PT_DEV uint32_t lane_rank(unsigned long long mask) {
    return __builtin_amdgcn_mbcnt_hi((uint32_t)(mask >> 32), __builtin_amdgcn_mbcnt_lo((uint32_t)mask, 0u));
}
PT_DEV void divmod_magic(uint32_t n, uint32_t d, uint32_t magic, uint32_t& q, uint32_t& r) {
    q = __umulhi(n, magic);
    r = n - q * d;
    if (r >= d) { q += 1u; r -= d; }
}
PT_DEV uint32_t image_row(const TileMap& t, uint32_t yl) {
// ... 136 lines not shown
    v.light_dir = mk(0.f, 0.f, 0.f); v.ls_emission = mk(0.f, 0.f, 0.f);
    v.distance = 0.0f; v.ls_pdf = 1.0f;
    v.w_bsdf1 = v.w_bsdf2 = v.w_lobe = v.w_rr = 0u;
    if (v.alive) {
        uint32_t ds[4];
        philox4x32_draw(kx, py, sample, p.depth, BLK_SURFACE, 0u, ds);
        v.w_bsdf1 = ds[2]; v.w_bsdf2 = ds[3];
        v.w_rr = (ds[0] << 23) | ((ds[1] & 0x1FFu) << 14) | ((ds[2] & 0x1FFu) << 5);
        if (MIS && sc.n_lights > 0u) {
            uint32_t w_index = 0u;
            if (sc.n_lights > 1u) {
                uint32_t dc[4];
                philox4x32_draw(kx, py, sample, p.depth, BLK_CHOICE, 0u, dc);
                w_index = dc[0]; v.w_lobe = dc[1];
            }
            f3 lp;
            sample_light_point<DIFFUSE>(sc, v.hit.point, w_index, ds[0], ds[1], lp, v.light_obj, v.ls_emission, v.ls_pdf,
                                        v.light_dir, v.distance);
            v.need_shadow = true;
        }
    }
}

template <bool MIS, int DIFFUSE, bool REMAT>
PT_DEV bool vertex_end(const SceneRef& sc, PathState& p, const Vertex& vin, bool visible, uint32_t sample, uint32_t kx,
                       uint32_t py, uint32_t min_depth, uint32_t max_depth) {
    const uint32_t n_lights = sc.n_lights;
    Vertex v = vin;
    if (REMAT) {
        asm volatile("" ::: "memory");
        v.m = load_mat(sc.mat, vin.obj);
        v.ls_emission = load_mat(sc.mat, vin.light_obj).color;
    }
    if (DIFFUSE != kMatsMirror) assume_mats<DIFFUSE>(v.m.tag);
    else if (vin.alive) assume_mats<DIFFUSE>(v.m.tag);
    if (vin.hit_emitter) {
        if (!MIS || p.depth == 0u) {
            p.L = p.L + p.beta * v.m.color;
        } else {
            float w_bsdf = pt_div(p.pdf_prev, p.pdf_prev + vin.emit_pdf_shape);
            p.L = p.L + p.beta * v.m.color * w_bsdf;
        }
    }
    f3 direct = mk(0.f, 0.f, 0.f);
    if (MIS && visible) {
        float cos_theta = __builtin_fabsf(dot(v.hit.normal, v.light_dir));
        f3 bsdf; float pdf_bsdf;
        bsdf_pdf(v.m, p.d, p.eta_in, v.light_dir, v.hit.normal, bsdf, pdf_bsdf);
        float w_nee = pt_div(v.ls_pdf, v.ls_pdf + pdf_bsdf);
        direct = w_nee * bsdf * v.ls_emission * cos_theta / v.ls_pdf;
    }

    bool alive = v.alive;
    if (alive) {
        uint32_t w_lobe = v.w_lobe, w_rr = v.w_rr;
        if (!(MIS && n_lights > 1u) && v.m.tag == MAT_MIRROR) {
            uint32_t dc[4];
            philox4x32_draw(kx, py, sample, p.depth, BLK_CHOICE, 0u, dc);
            w_lobe = dc[1];
        }
        float eta_mat = v.m.tag == MAT_MIRROR ? v.m.ior : 1.0f;
        float eta_here = v.hit.front_face ? pt_rcp(eta_mat) : eta_mat;
        f3 wo, bsdf; float pdf, cos_theta;
        bsdf_pdf_sample(v.m, p.d, eta_here, v.hit.normal, v.w_bsdf1, v.w_bsdf2, w_lobe, wo, bsdf, pdf, cos_theta);
        f3 next_tp = p.beta * bsdf * cos_theta / pdf;
        float rr = rr_prob(p.depth, min_depth, max_depth, next_tp);
        if (u01(w_rr) > rr) {
            alive = false;
        } else {
            p.L = p.L + p.beta * direct;
            p.beta = rr == 1.0f ? next_tp : next_tp / rr;
            if (is_zero(p.beta) || p.depth >= 65534u) {
                alive = false;
            } else {
                p.pdf_prev = pdf;
                p.o = v.hit.point;
                p.d = v.m.tag == MAT_EMISSIVE ? normalize(wo) : wo;
                p.eta_in = eta_here;
                p.depth += 1u;
            }
        }
    }
    return alive;
}
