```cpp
size_t pe_bn_workspace_bytes(int C);
int pe_bn_train_stats(int act16, const void* x, long n_pix, int C, const float* gamma, const float* beta, float eps,
                      float momentum, float* running_mean, float* running_var, float* mean, float* invstd,
                      float* scale, float* shift, void* workspace, size_t workspace_bytes, void* stream);
int pe_bn_finalize_stats(const double* partials, int nparts, long n_pix, int C, const float* gamma, const float* beta,
                         float eps, float momentum, float* running_mean, float* running_var, float* mean,
                         float* invstd, float* scale, float* shift, void* workspace, size_t workspace_bytes,
                         void* stream);
int pe_bn_eval_affine(const float* gamma, const float* beta, const float* running_mean,
                      const float* running_var, float eps, int C, float* scale, float* shift, float* mean,
                      float* invstd, void* stream);
int pe_bn_act_pool_fwd(int act16, const void* x, const float* scale, const float* shift, float slope, void* y, long rows,
                       int Fin, int C, int pool, long ldy, int coff, unsigned* amax_out, void* stream);
int pe_bn_act_pool_bwd(int act16, const void* x, const void* dy, const float* scale, const float* shift,
                       const float* mean, const float* invstd, float slope, void* dx, float* dgamma, float* dbeta,
                       long rows, int Fin, int C, int pool, long lddy, int coff, int eval_mode, void* workspace,
                       size_t workspace_bytes, unsigned* amax_out, void* stream);
int pe_maxpool_fwd(int act16, const void* x, void* y, long rows, int Fin, int C, int pool, long ldy, int coff,
                   unsigned char* argmax_out, void* stream);
int pe_maxpool_bwd_add(int act16, const void* x, const unsigned char* argmax, const void* dy, void* dx, long rows,
                       int Fin, int C, int pool, long lddy, int coff, unsigned* amax_out, void* stream);
int pe_bn_act_pool_tap_supported(long rows, int Fin, int C, int pool, int tap_pool, int with_arg);
int pe_bn_act_pool_tap_fwd(int act16, const void* x, const float* scale, const float* shift, float slope, void* y,
                           long rows, int Fin, int C, int pool, long ldy, int coff, unsigned* amax_out, void* tap_y,
                           long tap_ldy, int tap_coff, int tap_pool, unsigned char* tap_arg, void* stream);
int pe_bn_act_pool_tap_bwd(int act16, const void* x, const void* dy, const float* scale, const float* shift,
                           const float* mean, const float* invstd, float slope, void* dx, float* dgamma, float* dbeta,
                           long rows, int Fin, int C, int pool, long lddy, int coff, int eval_mode, void* workspace,
                           size_t workspace_bytes, unsigned* amax_out, const void* tap_dy, long tap_lddy, int tap_coff,
                           int tap_pool, const unsigned char* tap_arg, void* stream);
int pe_dropout_fwd(int act16, const void* x, long ldx, void* y, long ldy, const unsigned char* mask_in,
                   unsigned char* mask_out, long rows, int cols, float p, unsigned long long seed,
                   unsigned long long offset, void* stream);
int pe_nhwc_to_seq(int act16, const void* x, long ldx, int coff, float* seq, long rows, int C, void* stream);
int pe_seq_to_nhwc(int act16, const float* seq, void* x, long ldx, int coff, long rows, int C, int accumulate,
                   void* stream);
int pe_copy2d(int act16, const void* src, long lds, void* dst, long ldd, long rows, int cols, int accumulate,
              void* stream);

int pe_lstm_fwd(int ncells, const float* const* whh, float* const* gates, float* const* y,
                float* const* cbuf, const int* reverse, long ldy, int B, int T, int H, void* stream);
int pe_lstm_bwd(int ncells, const float* const* whh_t, float* const* gates, const float* const* cbuf,
                const float* const* dy, float* const* dcarry, const int* reverse, long lddy, int B, int T,
                int H, void* stream);
size_t pe_lstm_persistent_sync_bytes(int ncells, int B);
int pe_lstm_persistent_supported(int ncells, int B, int H);
int pe_lstm_bwd_persistent_dbias_rows(int ncells, int B, int T, int H, long lddy);
int pe_lstm_fwd_persistent(int products, int ncells, const float* const* whh, float* const* gates, float* const* y,
                           float* const* cbuf, const int* reverse, long ldy, int B, int T, int H, unsigned* sync,
                           void* stream);
int pe_lstm_bwd_persistent(int products, int ncells, const float* const* whh_t, float* const* gates,
                           const float* const* cbuf, const float* const* dy, const int* reverse, long lddy, int B,
                           int T, int H, float* const* dbias_rows, unsigned* const* dgates_amax, unsigned* sync,
                           void* stream);
int pe_lstm_configure_stamps(int enable);
size_t pe_lstm_whh_grad_workspace_bytes(int B, int T, int H);
int pe_lstm_whh_grad(int products, const float* dgates, const float* y, long ldy, float* dwhh, int B, int T, int H,
                     int reverse, float* workspace, size_t workspace_bytes, const unsigned* amax_dgates,
                     const unsigned* amax_y, void* stream);
size_t pe_colsum_workspace_bytes(int cols);
int pe_colsum(const float* x, long rows, int cols, long ld, float* out0, float* out1, void* workspace,
              size_t workspace_bytes, void* stream);

int pe_head_fwd(const float* x, long ldx, const float* w, const float* bias, int n_out, float* y, long R,
                int D, void* stream);
size_t pe_head_bwd_workspace_bytes(int D);
int pe_head_bwd(const float* x, long ldx, const float* w, const float* dy, int n_out, float* dx, long lddx,
                float* dw, float* db, long R, int D, void* workspace, size_t workspace_bytes, void* stream);
int pe_f0_sil_loss(const float* f0_pred, const float* f0, const float* sil_pred, const float* sil,
                   float lambda_f0, long R, float grad_scale, float* out3, float* d_f0_pred,
                   float* d_sil_pred, void* stream);
size_t pe_f0_bins_ce_workspace_bytes(long R);
int pe_f0_bins_ce_loss(const float* logits, long ldl, int C, const float* f0, const float* sil_pred,
                       const float* sil, float lambda_f0, long R, float grad_scale, float* out4,
                       float* d_logits, long ldd, float* d_sil_pred, float* workspace, size_t workspace_bytes,
                       void* stream);
int pe_adamw_step(float* param, const float* grad, float* exp_avg, float* exp_avg_sq, long n, float lr,
                  float beta1, float beta2, float eps, float weight_decay, double bias_correction1,
                  double bias_correction2, float grad_scale, const float* skip_if_nonzero, void* stream);
int pe_nonfinite_flag(const float* x, long n, int* flag, void* stream);


int pe_bgemm(int mode, const float* A, long lda, long a_outer, long a_inner, const float* B, long ldb,
             long b_outer, long b_inner, float* C, long ldc, long c_outer, long c_inner, int inner, int batch,
             int M, int N, int K, float alpha, int accumulate, void* stream);
int pe_softmax_fwd(float* s, long rows, int L, float scale, void* stream);
int pe_softmax_bwd(const float* p, float* dp, long rows, int L, float scale, void* stream);
int pe_layernorm_fwd(const float* a, const float* b, const float* pe, int period, const float* gamma,
                     const float* beta, float eps, float* z_out, float* y, float* mean, float* rstd, long rows,
                     int D, void* stream);
size_t pe_layernorm_bwd_workspace_bytes(int D);
int pe_layernorm_bwd(const float* dy, const float* z, const float* mean, const float* rstd, const float* gamma,
                     float* dz, float* dgamma, float* dbeta, long rows, int D, void* workspace,
                     size_t workspace_bytes, void* stream);
int pe_gelu_fwd(const float* x, float* y, long n, void* stream);
int pe_gelu_bwd(const float* x, const float* dy, float* dx, long n, void* stream);
int pe_layernorm_dropout_fwd(const float* a, const float* b, const float* pe, int period, const float* gamma,
                             const float* beta, float eps, float* z_out, float* y, float* mean, float* rstd,
                             long rows, int D, const unsigned char* mask_in, unsigned char* mask_out, float p,
                             unsigned long long seed, unsigned long long offset, void* stream);
// ... 171 lines not shown
```

### pitchextractor_amd/_lib.py

```python
from __future__ import annotations

import ctypes as C
import os
from pathlib import Path

_PKG = Path(__file__).resolve().parent
LIB_PATH = Path(os.environ.get("PITCHEXTRACTOR_HIP_LIB", _PKG / "libpitchextractor_hip.so"))

_lib = None


class HipLibraryError(RuntimeError):
    pass


_p = C.c_void_p
_i = C.c_int
_l = C.c_long
_f = C.c_float
_d = C.c_double
_z = C.c_size_t
_u64 = C.c_ulonglong
_pp = C.POINTER(C.c_void_p)
_ip = C.POINTER(C.c_int)

PE_PROD_NATIVE, PE_PROD_X3, PE_PROD_H2, PE_PROD_BF16, PE_PROD_F16 = range(5)
PE_F0_ARGMAX, PE_F0_WEIGHTED = range(2)
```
_ _ _
- [Directions] Working through the records above, copy each line in which "DIFFUSE" is found.

- [Exercise solution]
            sample_light_point<DIFFUSE>(sc, v.hit.point, w_index, ds[0], ds[1], lp, v.light_obj, v.ls_emission, v.ls_pdf,
template <bool MIS, int DIFFUSE, bool REMAT>
    if (DIFFUSE != kMatsMirror) assume_mats<DIFFUSE>(v.m.tag);
    else if (vin.alive) assume_mats<DIFFUSE>(v.m.tag);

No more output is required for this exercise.